Your task: Would you please retype, exactly, the lines of the listing below between the line with "const int x7 = (l31 >> 1) & 7;" and the line with "auto mm = [&](const", inclusive?

● ● ●

#pragma unroll
    for (int c = 0; c < DMA_NS - 1; ++c) if (c < nchunk) issue(c);
    if constexpr (TR) { if (tid < BN) { pan[tid] = pv_b; pan[BN + tid] = pv_s; pan[2 * BN + tid] = pv_t; } }

    const int x7 = (l31 >> 1) & 7;
    const int aoff = (wm * 64 + l31) * 128, boff = BM * 128 + (wn * NT * 32 + l31) * 128;
    struct Frag { f16x8 ah[MT], al[MT], bh[NT], bl[NT]; };
    auto load_frag = [&](Frag& f, int c, int s2) {
        const char* st = smem + (c % DMA_NS) * DMA_STAGE;
        const int sh = ((2 * s2 + hi) ^ x7) * 16, sl = ((4 + 2 * s2 + hi) ^ x7) * 16;
#pragma unroll
        for (int mt = 0; mt < MT; ++mt) {
            f.ah[mt] = *reinterpret_cast<const f16x8*>(st + aoff + mt * 32 * 128 + sh);
            f.al[mt] = *reinterpret_cast<const f16x8*>(st + aoff + mt * 32 * 128 + sl);
        }
#pragma unroll
        for (int nt = 0; nt < NT; ++nt) {
            f.bh[nt] = *reinterpret_cast<const f16x8*>(st + boff + nt * 32 * 128 + sh);
            f.bl[nt] = *reinterpret_cast<const f16x8*>(st + boff + nt * 32 * 128 + sl);
        }
    };
    auto mm = [&](const f16x8& x, const f16x8& w, f32x16& c) __attribute__((always_inline)) {
        if constexpr (TR) c = __builtin_amdgcn_mfma_f32_32x32x16_f16(w, x, c, 0, 0, 0);
        else              c = __builtin_amdgcn_mfma_f32_32x32x16_f16(x, w, c, 0, 0, 0);
    };
    auto mma = [&](const Frag& f) {
#pragma unroll
        for (int mt = 0; mt < MT; ++mt)
#pragma unroll
            for (int nt = 0; nt < NT; ++nt) {
                mm(f.al[mt], f.bh[nt], acc[mt][nt]);
#ifndef MORIG_2MFMA
                mm(f.ah[mt], f.bl[nt], acc[mt][nt]);
#endif
                mm(f.ah[mt], f.bh[nt], acc[mt][nt]);
            }
    };
    auto wait_chunk = [&](int c) {
        int younger = nchunk - 1 - c;
        if (younger > DMA_NS - 2) younger = DMA_NS - 2;
        static_assert(DMA_NS >= 2 && DMA_NS <= 4, "ring depth");
        if (younger == 2) asm volatile("s_waitcnt vmcnt(%0)" ::"n"(2 * PER_CHUNK) : "memory");
        else if (younger == 1) asm volatile("s_waitcnt vmcnt(%0)" ::"n"(PER_CHUNK) : "memory");
        else asm volatile("s_waitcnt vmcnt(0)" ::: "memory");
    };
    auto mma_pair = [&](const Frag& f, int mt, int nt0) __attribute__((always_inline)) {
        mm(f.al[mt], f.bh[nt0],     acc[mt][nt0]);
        mm(f.al[mt], f.bh[nt0 + 1], acc[mt][nt0 + 1]);
#ifndef MORIG_2MFMA
        mm(f.ah[mt], f.bl[nt0],     acc[mt][nt0]);
        mm(f.ah[mt], f.bl[nt0 + 1], acc[mt][nt0 + 1]);
#endif
        mm(f.ah[mt], f.bh[nt0],     acc[mt][nt0]);
        mm(f.ah[mt], f.bh[nt0 + 1], acc[mt][nt0 + 1]);
    };
    auto issue_one = [&](int c, int j) __attribute__((always_inline)) {
        char* st = smem + (c % DMA_NS) * DMA_STAGE;
        if (j < XJ) {
            __builtin_amdgcn_global_load_lds((glb_void_t*)x_src(c, j), (lds_void_t*)(st + (wave * XJ + j) * 1024), 16, 0, 0);
        } else {
            unsigned o = ow[j - XJ];
            asm volatile("" : "+v"(o));
            __builtin_amdgcn_global_load_lds((glb_void_t*)(wbase + c * 128 + o), (lds_void_t*)(st + BM * 128 + (wave * WJ + j - XJ) * 1024), 16, 0, 0);
        }
    };
    Frag f0, f1;
    wait_chunk(0);
    if constexpr (TR) asm volatile("s_waitcnt lgkmcnt(0)" ::: "memory");
    __builtin_amdgcn_s_barrier();
    if (DMA_NS - 1 < nchunk) issue(DMA_NS - 1);
    if constexpr (TR) {
        typedef float pf32x4 __attribute__((ext_vector_type(4)));
#pragma unroll
        for (int nt = 0; nt < NT; ++nt)
#pragma unroll
            for (int g4 = 0; g4 < 4; ++g4) {
                const pf32x4 b4 = *reinterpret_cast<const pf32x4*>(pan + wn * NT * 32 + nt * 32 + 8 * g4 + 4 * hi);
#pragma unroll
                for (int mt = 0; mt < MT; ++mt)
#pragma unroll
                    for (int q = 0; q < 4; ++q) acc[mt][nt][4 * g4 + q] = b4[q];
            }
    }
    load_frag(f0, 0, 0);
#ifdef MORIG_DMA_BURST
    constexpr bool SPREAD = false;
#else
    constexpr bool SPREAD = (NT == 4 && MT == 2 && PER_CHUNK == 8);
#endif
    for (int c = 0; c < nchunk; ++c) {
        load_frag(f1, c, 1);
        mma(f0);
        const bool more = c + 1 < nchunk;
        const bool dma = c + DMA_NS < nchunk;
        if (more) {
            wait_chunk(c + 1);
            asm volatile("s_waitcnt lgkmcnt(0)" ::: "memory");
            __builtin_amdgcn_s_barrier();
            if constexpr (!SPREAD) { if (dma) issue(c + DMA_NS); }
            load_frag(f0, c + 1, 0);
        }
        if constexpr (SPREAD) {
            const bool go = more && dma;
            mma_pair(f1, 0, 0); __builtin_amdgcn_sched_barrier(0);
            if (go) { issue_one(c + DMA_NS, 0); issue_one(c + DMA_NS, 1); }
            __builtin_amdgcn_sched_barrier(0);
            mma_pair(f1, 0, 2); __builtin_amdgcn_sched_barrier(0);
            if (go) { issue_one(c + DMA_NS, 2); issue_one(c + DMA_NS, 3); }
            __builtin_amdgcn_sched_barrier(0);
            mma_pair(f1, 1, 0); __builtin_amdgcn_sched_barrier(0);
            if (go) { issue_one(c + DMA_NS, 4); issue_one(c + DMA_NS, 5); }
            __builtin_amdgcn_sched_barrier(0);
            mma_pair(f1, 1, 2); __builtin_amdgcn_sched_barrier(0);
            if (go) { issue_one(c + DMA_NS, 6); issue_one(c + DMA_NS, 7); }
            __builtin_amdgcn_sched_barrier(0);
        } else {
            mma(f1);
        }
    }

    DMA_TS(1);
    const int colw0 = tn * BN + wn * NT * 32;
    if (!TR && p.pool != nullptr) {
        const int rfirst = row0 + wm * 64;
        if (rfirst >= p.M) return;
        const int rlast = min(rfirst + 63, p.M - 1);
        const int s0 = p.seg[rfirst];
        const bool uni = s0 == p.seg[rlast];
#pragma unroll
        for (int nt = 0; nt < NT; ++nt) {
            const int col = colw0 + nt * 32 + l31;
            const bool cok = col < p.N;
            const float b = (p.bias && cok) ? p.bias[col] : 0.f;
            const float sc = (p.scale && cok) ? p.scale[col] : 1.f;
            const float shf = (p.shift && cok) ? p.shift[col] : 0.f;
            float m = -INFINITY;
#pragma unroll
            for (int mt = 0; mt < MT; ++mt)
#pragma unroll
                for (int r = 0; r < 16; ++r) {
                    const int row = rfirst + mt * 32 + (r & 3) + 8 * (r >> 2) + 4 * hi;
                    float v = acc[mt][nt][r] + b;
                    if (p.relu) v = v > 0.f ? v : 0.f;
                    v = v * sc + shf;
                    if (row < p.M) {
                        if (uni) m = fmaxf(m, v);
                        else if (cok) atomic_max_f32(p.pool + (size_t)p.seg[row] * p.ld_pool + col, v);
                    }
                }
            if (uni) {
                m = fmaxf(m, __shfl_xor(m, 32, 64));
                if (hi == 0 && cok && m > -INFINITY) atomic_max_f32(p.pool + (size_t)s0 * p.ld_pool + col, m);
            }
        }
        return;
    }
    if constexpr (TR) {
        if (p.dbg & 1) { if (acc[0][0][0] == 12345.678f) p.Y[0] = 1.f; return; }
        DMA_TS(2);
        store_tile_regs<MT, NT>(p, acc, p.scale ? pan + BN : nullptr, pan + 2 * BN, wm * 64, row0, p.M, colw0, wn * NT * 32, lane, rb_slow);
        DMA_TS(3);
        return;
    }
    __syncthreads();
    if (p.dbg & 1) { if (acc[0][0][0] == 12345.678f) p.Y[0] = 1.f; return; }
    DMA_TS(2);
    store_tile_transposed<MT, NT, true>(p, acc, reinterpret_cast<float*>(smem) + wave * EpilogueTile<NT>::FLOATS, sseg,
                                        wm * 64, row0, p.M, colw0, lane);
    DMA_TS(3);
#ifdef MORIG_DMA_TRACE
    asm volatile("s_waitcnt vmcnt(0)" ::: "memory");
    DMA_TS(4);
#endif
}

● ● ●

Solution to this exercise:
    const int x7 = (l31 >> 1) & 7;
    const int aoff = (wm * 64 + l31) * 128, boff = BM * 128 + (wn * NT * 32 + l31) * 128;
    struct Frag { f16x8 ah[MT], al[MT], bh[NT], bl[NT]; };
    auto load_frag = [&](Frag& f, int c, int s2) {
        const char* st = smem + (c % DMA_NS) * DMA_STAGE;
        const int sh = ((2 * s2 + hi) ^ x7) * 16, sl = ((4 + 2 * s2 + hi) ^ x7) * 16;
#pragma unroll
        for (int mt = 0; mt < MT; ++mt) {
            f.ah[mt] = *reinterpret_cast<const f16x8*>(st + aoff + mt * 32 * 128 + sh);
            f.al[mt] = *reinterpret_cast<const f16x8*>(st + aoff + mt * 32 * 128 + sl);
        }
#pragma unroll
        for (int nt = 0; nt < NT; ++nt) {
            f.bh[nt] = *reinterpret_cast<const f16x8*>(st + boff + nt * 32 * 128 + sh);
            f.bl[nt] = *reinterpret_cast<const f16x8*>(st + boff + nt * 32 * 128 + sl);
        }
    };
    auto mm = [&](const f16x8& x, const f16x8& w, f32x16& c) __attribute__((always_inline)) {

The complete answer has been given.